### Task to carry out
Each line with the word "threadIdx" must appear in the answer, copied from the records.

### Data supplied
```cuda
__global__ void __launch_bounds__(256)
k_fp64_peak(int iters, double* __restrict__ sink) {
  double a0 = threadIdx.x * 1e-9, a1 = a0 + 1e-3, a2 = a0 + 2e-3, a3 = a0 + 3e-3, a4 = a0 + 4e-3, a5 = a0 + 5e-3,
         a6 = a0 + 6e-3, a7 = a0 + 7e-3;
  const double m = 0.9999999, c = 1e-7;
  for (int i = 0; i < iters; ++i) {
    a0 = fma(a0, m, c); a1 = fma(a1, m, c); a2 = fma(a2, m, c); a3 = fma(a3, m, c);
    a4 = fma(a4, m, c); a5 = fma(a5, m, c); a6 = fma(a6, m, c); a7 = fma(a7, m, c);
  }
  const double r = ((a0 + a1) + (a2 + a3)) + ((a4 + a5) + (a6 + a7));
  if (r == 123.456) sink[0] = r;
}

cudaError_t launch_fp64_peak(int blocks, int iters, double* sink, cudaStream_t s, int64_t& launches) {
  k_fp64_peak<<<blocks, 256, 0, s>>>(iters, sink);
  return after_launch(launches);
}

cudaError_t gmm_work_read(unsigned long long* out, bool reset) {
  cudaError_t e = cudaMemcpyFromSymbol(out, g_gmm_em_evals, sizeof(unsigned long long));
  if (e != cudaSuccess) return e;
  if (reset) {
    const unsigned long long z = 0;
    e = cudaMemcpyToSymbol(g_gmm_em_evals, &z, sizeof z);
  }
  return e;
}

#ifdef TW_PROFILE_PHASES
extern "C" int tw_debug_gmm_phases(unsigned long long* out16, int reset) {
  cudaError_t e = cudaMemcpyFromSymbol(out16, g_gmm_phase, sizeof(unsigned long long) * 16);
  if (e != cudaSuccess) return -2;
  if (reset) {
    unsigned long long z[16] = {0};
    cudaMemcpyToSymbol(g_gmm_phase, z, sizeof z);
  }
  return 0;
}
#endif

cudaError_t launch_gmm_prep(int n_terms, const int64_t* term_sample_off, const double* delays,
                            const int32_t* counts, int32_t* max_n, double* mean_var, cudaStream_t s,
                            int64_t& launches) {
  k_gmm_prep<<<(n_terms + 3) / 4, 128, 0, s>>>(n_terms, term_sample_off, delays, counts, max_n, mean_var);
  return after_launch(launches);
}

cudaError_t launch_gmm_skip(int n_problems, const int32_t* prob_ep_off, const int32_t* ep_term_off,
                            const int32_t* term_order, const int32_t* max_n, const uint32_t* prob_base_skip,
                            uint32_t* rng_skip, cudaStream_t s, int64_t& launches) {
  k_gmm_skip<<<(n_problems + 127) / 128, 128, 0, s>>>(n_problems, prob_ep_off, ep_term_off, term_order, max_n,
                                                       prob_base_skip, rng_skip);
  return after_launch(launches);
}

cudaError_t launch_gmm_draws(int n_problems, const int32_t* prob_ep_off, const int32_t* ep_term_off,
                             const int32_t* max_n, uint32_t* prob_draws, cudaStream_t s, int64_t& launches) {
  k_gmm_draws<<<(n_problems + 127) / 128, 128, 0, s>>>(n_problems, prob_ep_off, ep_term_off, max_n, prob_draws);
  return after_launch(launches);
}

template <int K>
static cudaError_t launch_fit_phases(const FitSel& sel, int n_warps, const int64_t* term_sample_off,
                                     const double* delays, const int32_t* counts, const double* mean_var,
                                     double* cen, int* err_flag, cudaStream_t s, int64_t& launches) {
  const int blocks = (n_warps + 3) / 4;
  k_gmm_seed<K><<<blocks, 128, 0, s>>>(sel, term_sample_off, delays, counts, mean_var, cen, err_flag);
  cudaError_t e = after_launch(launches);
  if (e != cudaSuccess) return e;
  k_gmm_lloyd<K><<<blocks, 128, 0, s>>>(sel, term_sample_off, delays, counts, mean_var, cen);
  return after_launch(launches);
}

static cudaError_t fork_streams(GmmFork* fk, cudaStream_t s) {
  cudaError_t e = cudaEventRecord(fk->fork, s);
  for (int q = 0; q < TW_GMM_MAX_COMP && e == cudaSuccess; ++q) e = cudaStreamWaitEvent(fk->side[q], fk->fork, 0);
  return e;
}
static cudaError_t join_streams(GmmFork* fk, cudaStream_t s) {
  cudaError_t e = cudaSuccess;
  for (int q = 0; q < TW_GMM_MAX_COMP && e == cudaSuccess; ++q) {
    e = cudaEventRecord(fk->join[q], fk->side[q]);
    if (e == cudaSuccess) e = cudaStreamWaitEvent(s, fk->join[q], 0);
  }
  return e;
}

cudaError_t launch_gmm_fit(int n_terms, const int64_t* term_sample_off, const double* delays,
                           const int32_t* counts, const int32_t* max_n, const double* mean_var,
                           const uint32_t* rng_skip, const double* stream, int stream_len,
                           const double* stream100, double* bic, double* cen, double* mix_out,
                           int32_t* n_selected_out, int* err_flag, GmmFork* fk, cudaStream_t s,
                           int64_t& launches) {
  cudaError_t e;
  const int blocks = (n_terms + 3) / 4;
  const size_t slab = (size_t)n_terms * KC;
  const FitSel sel{nullptr, nullptr, max_n, rng_skip, stream, stream_len, n_terms};
  e = fork_streams(fk, s);
  if (e != cudaSuccess) return e;
#define TW_BIC(K)                                                                                          \
  {                                                                                                        \
    cudaStream_t q = fk->side[K - 1];                                                                      \
    double* c = cen + (K - 1) * slab;                                                                      \
    e = launch_fit_phases<K>(sel, n_terms, term_sample_off, delays, counts, mean_var, c, err_flag, q,      \
                             launches);                                                                    \
    if (e != cudaSuccess) return e;                                                                        \
    k_gmm_bic<K><<<blocks, 128, 0, q>>>(sel, term_sample_off, delays, counts, mean_var, c, bic);           \
    e = after_launch(launches);                                                                            \
    if (e != cudaSuccess) return e;                                                                        \
  }
  TW_BIC(5) TW_BIC(4) TW_BIC(3) TW_BIC(2) TW_BIC(1)
#undef TW_BIC
  e = join_streams(fk, s);
  if (e != cudaSuccess) return e;
  uint32_t* hist = const_cast<uint32_t*>(rng_skip);
  uint32_t* cursor = hist + 8;
  int32_t* best_k = const_cast<int32_t*>(max_n);
  int32_t* list = reinterpret_cast<int32_t*>(bic);
  e = cudaMemsetAsync(hist, 0, 16 * sizeof(uint32_t), s);
  if (e != cudaSuccess) return e;
  k_gmm_select<<<(n_terms + 127) / 128, 128, 0, s>>>(n_terms, max_n, bic, best_k, hist, mix_out, n_selected_out);
  e = after_launch(launches);
  if (e != cudaSuccess) return e;
  k_gmm_group<<<(n_terms + 127) / 128, 128, 0, s>>>(n_terms, best_k, hist, cursor, list);
  e = after_launch(launches);
  if (e != cudaSuccess) return e;
  const FitSel fin{list, hist, nullptr, nullptr, stream100, 16, n_terms};
  e = fork_streams(fk, s);
  if (e != cudaSuccess) return e;
#define TW_FINAL(K)                                                                                        \
  {                                                                                                        \
    cudaStream_t q = fk->side[K - 1];                                                                      \
    double* c = cen + (K - 1) * slab;                                                                      \
    e = launch_fit_phases<K>(fin, n_terms, term_sample_off, delays, counts, mean_var, c, nullptr, q,       \
                             launches);                                                                    \
    if (e != cudaSuccess) return e;                                                                        \
    k_gmm_final<K><<<blocks, 128, 0, q>>>(fin, term_sample_off, delays, counts, mean_var, c, mix_out,      \
                                          n_selected_out);                                                 \
    e = after_launch(launches);                                                                            \
    if (e != cudaSuccess) return e;                                                                        \
  }
  TW_FINAL(5) TW_FINAL(4) TW_FINAL(3) TW_FINAL(2) TW_FINAL(1)
#undef TW_FINAL
  return join_streams(fk, s);
}

}
```

Measured before the change: 490.8 million.

## Cache k-means++ nearest-centre distances in shared memory and launch one warp per block

k-means++ seeding now keeps each point's distance to its nearest chosen centre in a per-warp shared-memory array for samples up to 1024 points. Each new centre then updates that array once, instead of recomputing distances to every earlier centre in both the prefix-scan pass and the trial pass. All GMM kernels move from 128-thread blocks carrying four warps to 32-thread blocks carrying one warp, so the shared cache is private to each warp and finished warps release their slots sooner. The EM accumulation is pulled into a helper that uses explicit fma and intrinsic adds, which can change rounding slightly. Single-warp blocks raise the block count, and the 8 KB shared array per block may cap residency per SM.

```diff
diff --git a/traceweaver_b200/csrc/tw_gmm.cu b/traceweaver_b200/csrc/tw_gmm.cu
--- a/traceweaver_b200/csrc/tw_gmm.cu
+++ b/traceweaver_b200/csrc/tw_gmm.cu
@@ -85,11 +85,15 @@
   }
 }
 
+constexpr int kSeedCache = 1024;
+
 template <int K>
 __device__ __forceinline__ void seed_centres(const double* __restrict__ x, int n, double mean,
-                                             const double* __restrict__ draws, double* cen) {
+                                             const double* __restrict__ draws, double* cen,
+                                             double* __restrict__ closest) {
   const int lane = threadIdx.x & 31;
   const int k = K;
+  const bool cached = n <= kSeedCache;
   TW_GPHASE_BEGIN;
 #pragma unroll
   for (int j = 0; j < KC; ++j) cen[j] = 0.0;
@@ -110,9 +114,20 @@
   double pot = 0.0;
   {
     double part = 0.0, c2 = cen[0] * cen[0];
-    for (int i = lane; i < n; i += 32) { double xi = x[i] - mean; part += sq_dist(cen[0], c2, xi, xi * xi); }
+    for (int i = lane; i < n; i += 32) {
+      double xi = x[i] - mean;
+      const double d = sq_dist(cen[0], c2, xi, xi * xi);
+      if (cached) closest[i] = d;
+      part += d;
+    }
     pot = wsum(part);
   }
+  auto closest_to = [&](int i, int ci, double xi, double x2) {
+    if (cached) return closest[i];
+    double cl = sq_dist(cen[0], cen[0] * cen[0], xi, x2);
+    for (int j = 1; j < ci; ++j) { double d = sq_dist(cen[j], cen[j] * cen[j], xi, x2); cl = d < cl ? d : cl; }
+    return cl;
+  };
   for (int ci = 1; ci < k; ++ci) {
     double rv[3];
     int cand[3];
@@ -123,9 +138,8 @@
       int i = base + lane;
       double cl = 0.0;
       if (i < n) {
-        double xi = x[i] - mean, x2 = xi * xi;
-        cl = sq_dist(cen[0], cen[0] * cen[0], xi, x2);
-        for (int j = 1; j < ci; ++j) { double d = sq_dist(cen[j], cen[j] * cen[j], xi, x2); cl = d < cl ? d : cl; }
+        double xi = cached ? 0.0 : x[i] - mean;
+        cl = closest_to(i, ci, xi, xi * xi);
       }
       double incl = cl;
 #pragma unroll
@@ -146,8 +160,7 @@
     for (int t = 0; t < 3; ++t) cc[t] = x[cand[t]] - mean;
     for (int i = lane; i < n; i += 32) {
       double xi = x[i] - mean, x2 = xi * xi;
-      double cl = sq_dist(cen[0], cen[0] * cen[0], xi, x2);
-      for (int j = 1; j < ci; ++j) { double d = sq_dist(cen[j], cen[j] * cen[j], xi, x2); cl = d < cl ? d : cl; }
+      const double cl = closest_to(i, ci, xi, x2);
       for (int t = 0; t < trials; ++t) {
         double d = sq_dist(cc[t], cc[t] * cc[t], xi, x2);
         part[t] += d < cl ? d : cl;
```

### Task output
  double a0 = threadIdx.x * 1e-9, a1 = a0 + 1e-3, a2 = a0 + 2e-3, a3 = a0 + 3e-3, a4 = a0 + 4e-3, a5 = a0 + 5e-3,
   const int lane = threadIdx.x & 31;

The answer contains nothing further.